template <int NPOL>
__global__ __launch_bounds__(kThreads) void k_ring_anal(RingParams p, RingClass rc) {
  extern __shared__ __align__(16) unsigned char smem[];
  double* px = reinterpret_cast<double*>(smem);
  const int ring = class_ring(rc, p.g, blockIdx.x), f = blockIdx.y;
  const int nm = p.g.mmax + 1;
  const double phi0 = p.g.phi0[ring];
  const int nphi = p.g.nphi[ring];
  const int64_t base = p.g.start[ring];
  for (int idx = threadIdx.x; idx < NPOL * nphi; idx += kThreads) {
    const int pol = idx / nphi, j = idx - pol * nphi;
    const int64_t pi = ((int64_t)f * NPOL + pol) * p.npix + base + j;
    px[idx] = p.map_ref ? p.map_ref[pi] - p.map[pi] : p.map[pi];
  }
  __syncthreads();
  const double w = 4.0 * M_PI / (double)p.npix;
  for (int m = threadIdx.x; m < nm; m += kThreads) {
    double sn, cs;
    sincospi(-2.0 * (double)(m % nphi) / (double)nphi, &sn, &cs);
    double pr = 1.0, pi_ = 0.0;
    double are[NPOL], aim[NPOL];
#pragma unroll
    for (int q = 0; q < NPOL; ++q) are[q] = aim[q] = 0.0;
    for (int j = 0; j < nphi; ++j) {
#pragma unroll
      for (int q = 0; q < NPOL; ++q) {
        const double v = px[q * nphi + j];
        are[q] = fma(v, pr, are[q]);
        aim[q] = fma(v, pi_, aim[q]);
      }
      const double nr = pr * cs - pi_ * sn;
      pi_ = fma(pr, sn, pi_ * cs);
      pr = nr;
    }
    double s0, c0;
    sincos(-(double)m * phi0, &s0, &c0);
#pragma unroll
    for (int q = 0; q < NPOL; ++q)
      p.b[(((int64_t)f * NPOL + q) * p.g.nring + ring) * nm + m] =
          make_double2(w * (are[q] * c0 - aim[q] * s0), w * (are[q] * s0 + aim[q] * c0));
  }
}

template <int NPOL, int NROW, bool BLUE>
__global__ __launch_bounds__(kFftThreads) void k_ring_anal_fft(RingParams p, RingClass rc) {
  using dmm_fft::C;
  extern __shared__ __align__(16) unsigned char smem[];
  const int rb = blockIdx.z * NROW;
  const int ring = class_ring(rc, p.g, blockIdx.x), f = blockIdx.y;
  const int n = p.g.nphi[ring], M = rc.M, P = M + 1;
  const RingLds l = ring_lds<NROW, BLUE>(smem, p.g, n, M);
  if (BLUE) __syncthreads();
  const int64_t base = p.g.start[ring];
  for (int k = threadIdx.x; k < M; k += kFftThreads) {
#pragma unroll
    for (int r = 0; r < NROW; ++r) {
      C<double> v = {0.0, 0.0};
      if (k < n) {
        const int64_t p0 = ((int64_t)f * NPOL + (NPOL == 4 ? 2 * (r + rb) : 0)) * p.npix + base + k, p1 = p0 + p.npix;
        v.x = p.map_ref ? p.map_ref[p0] - p.map[p0] : p.map[p0];
        if (NPOL == 4) v.y = p.map_ref ? p.map_ref[p1] - p.map[p1] : p.map[p1];
        if (BLUE) v = dmm_fft::cmul<double>(v, l.chirp[k]);
      }
      l.buf[r * P + k] = v;
    }
  }
  __syncthreads();
  const double2* bfilt = BLUE ? p.g.bfilt + p.g.bf_off[rc.belt ? 0 : rc.r_lo + ((int)blockIdx.x >> 1)] : nullptr;
  ring_dft<NROW, BLUE>(l, bfilt, M, rc.logM);
  const int nm = p.g.mmax + 1;
  const double2* phase = p.g.phase + (int64_t)ring * nm;
  const double w = 4.0 * M_PI / (double)p.npix;
  for (int m = threadIdx.x; m < nm; m += kFftThreads) {
    const int k = m % n, k2 = (n - k) % n;
    const double2 ph = phase[m];
    const double c0 = ph.x, s0 = -ph.y;
#pragma unroll
    for (int r = 0; r < NROW; ++r) {
      const C<double> X = ring_dft_at<BLUE>(l, r, k, M, rc.logM), Y = ring_dft_at<BLUE>(l, r, k2, M, rc.logM);
      const double ar = 0.5 * (X.x + Y.x), ai = 0.5 * (X.y - Y.y);
      p.b[(((int64_t)f * NPOL + (NPOL == 4 ? 2 * (r + rb) : 0)) * p.g.nring + ring) * nm + m] =
          make_double2(w * (ar * c0 - ai * s0), w * (ar * s0 + ai * c0));
      if (NPOL == 4) {
        const double br = 0.5 * (X.y + Y.y), bi = -0.5 * (X.x - Y.x);
        p.b[(((int64_t)f * NPOL + 2 * (r + rb) + 1) * p.g.nring + ring) * nm + m] =
            make_double2(w * (br * c0 - bi * s0), w * (br * s0 + bi * c0));
      }
    }
  }
}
- - -
### Work task
Look above for the line with "double are[NPOL], aim[NPOL];" and the line with "if (NPOL == 4) v.y", and reproduce exactly those two lines plus every line between, nothing more.

### Answer to this problem
    double are[NPOL], aim[NPOL];
#pragma unroll
    for (int q = 0; q < NPOL; ++q) are[q] = aim[q] = 0.0;
    for (int j = 0; j < nphi; ++j) {
#pragma unroll
      for (int q = 0; q < NPOL; ++q) {
        const double v = px[q * nphi + j];
        are[q] = fma(v, pr, are[q]);
        aim[q] = fma(v, pi_, aim[q]);
      }
      const double nr = pr * cs - pi_ * sn;
      pi_ = fma(pr, sn, pi_ * cs);
      pr = nr;
    }
    double s0, c0;
    sincos(-(double)m * phi0, &s0, &c0);
#pragma unroll
    for (int q = 0; q < NPOL; ++q)
      p.b[(((int64_t)f * NPOL + q) * p.g.nring + ring) * nm + m] =
          make_double2(w * (are[q] * c0 - aim[q] * s0), w * (are[q] * s0 + aim[q] * c0));
  }
}

template <int NPOL, int NROW, bool BLUE>
__global__ __launch_bounds__(kFftThreads) void k_ring_anal_fft(RingParams p, RingClass rc) {
  using dmm_fft::C;
  extern __shared__ __align__(16) unsigned char smem[];
  const int rb = blockIdx.z * NROW;
  const int ring = class_ring(rc, p.g, blockIdx.x), f = blockIdx.y;
  const int n = p.g.nphi[ring], M = rc.M, P = M + 1;
  const RingLds l = ring_lds<NROW, BLUE>(smem, p.g, n, M);
  if (BLUE) __syncthreads();
  const int64_t base = p.g.start[ring];
  for (int k = threadIdx.x; k < M; k += kFftThreads) {
#pragma unroll
    for (int r = 0; r < NROW; ++r) {
      C<double> v = {0.0, 0.0};
      if (k < n) {
        const int64_t p0 = ((int64_t)f * NPOL + (NPOL == 4 ? 2 * (r + rb) : 0)) * p.npix + base + k, p1 = p0 + p.npix;
        v.x = p.map_ref ? p.map_ref[p0] - p.map[p0] : p.map[p0];
        if (NPOL == 4) v.y = p.map_ref ? p.map_ref[p1] - p.map[p1] : p.map[p1];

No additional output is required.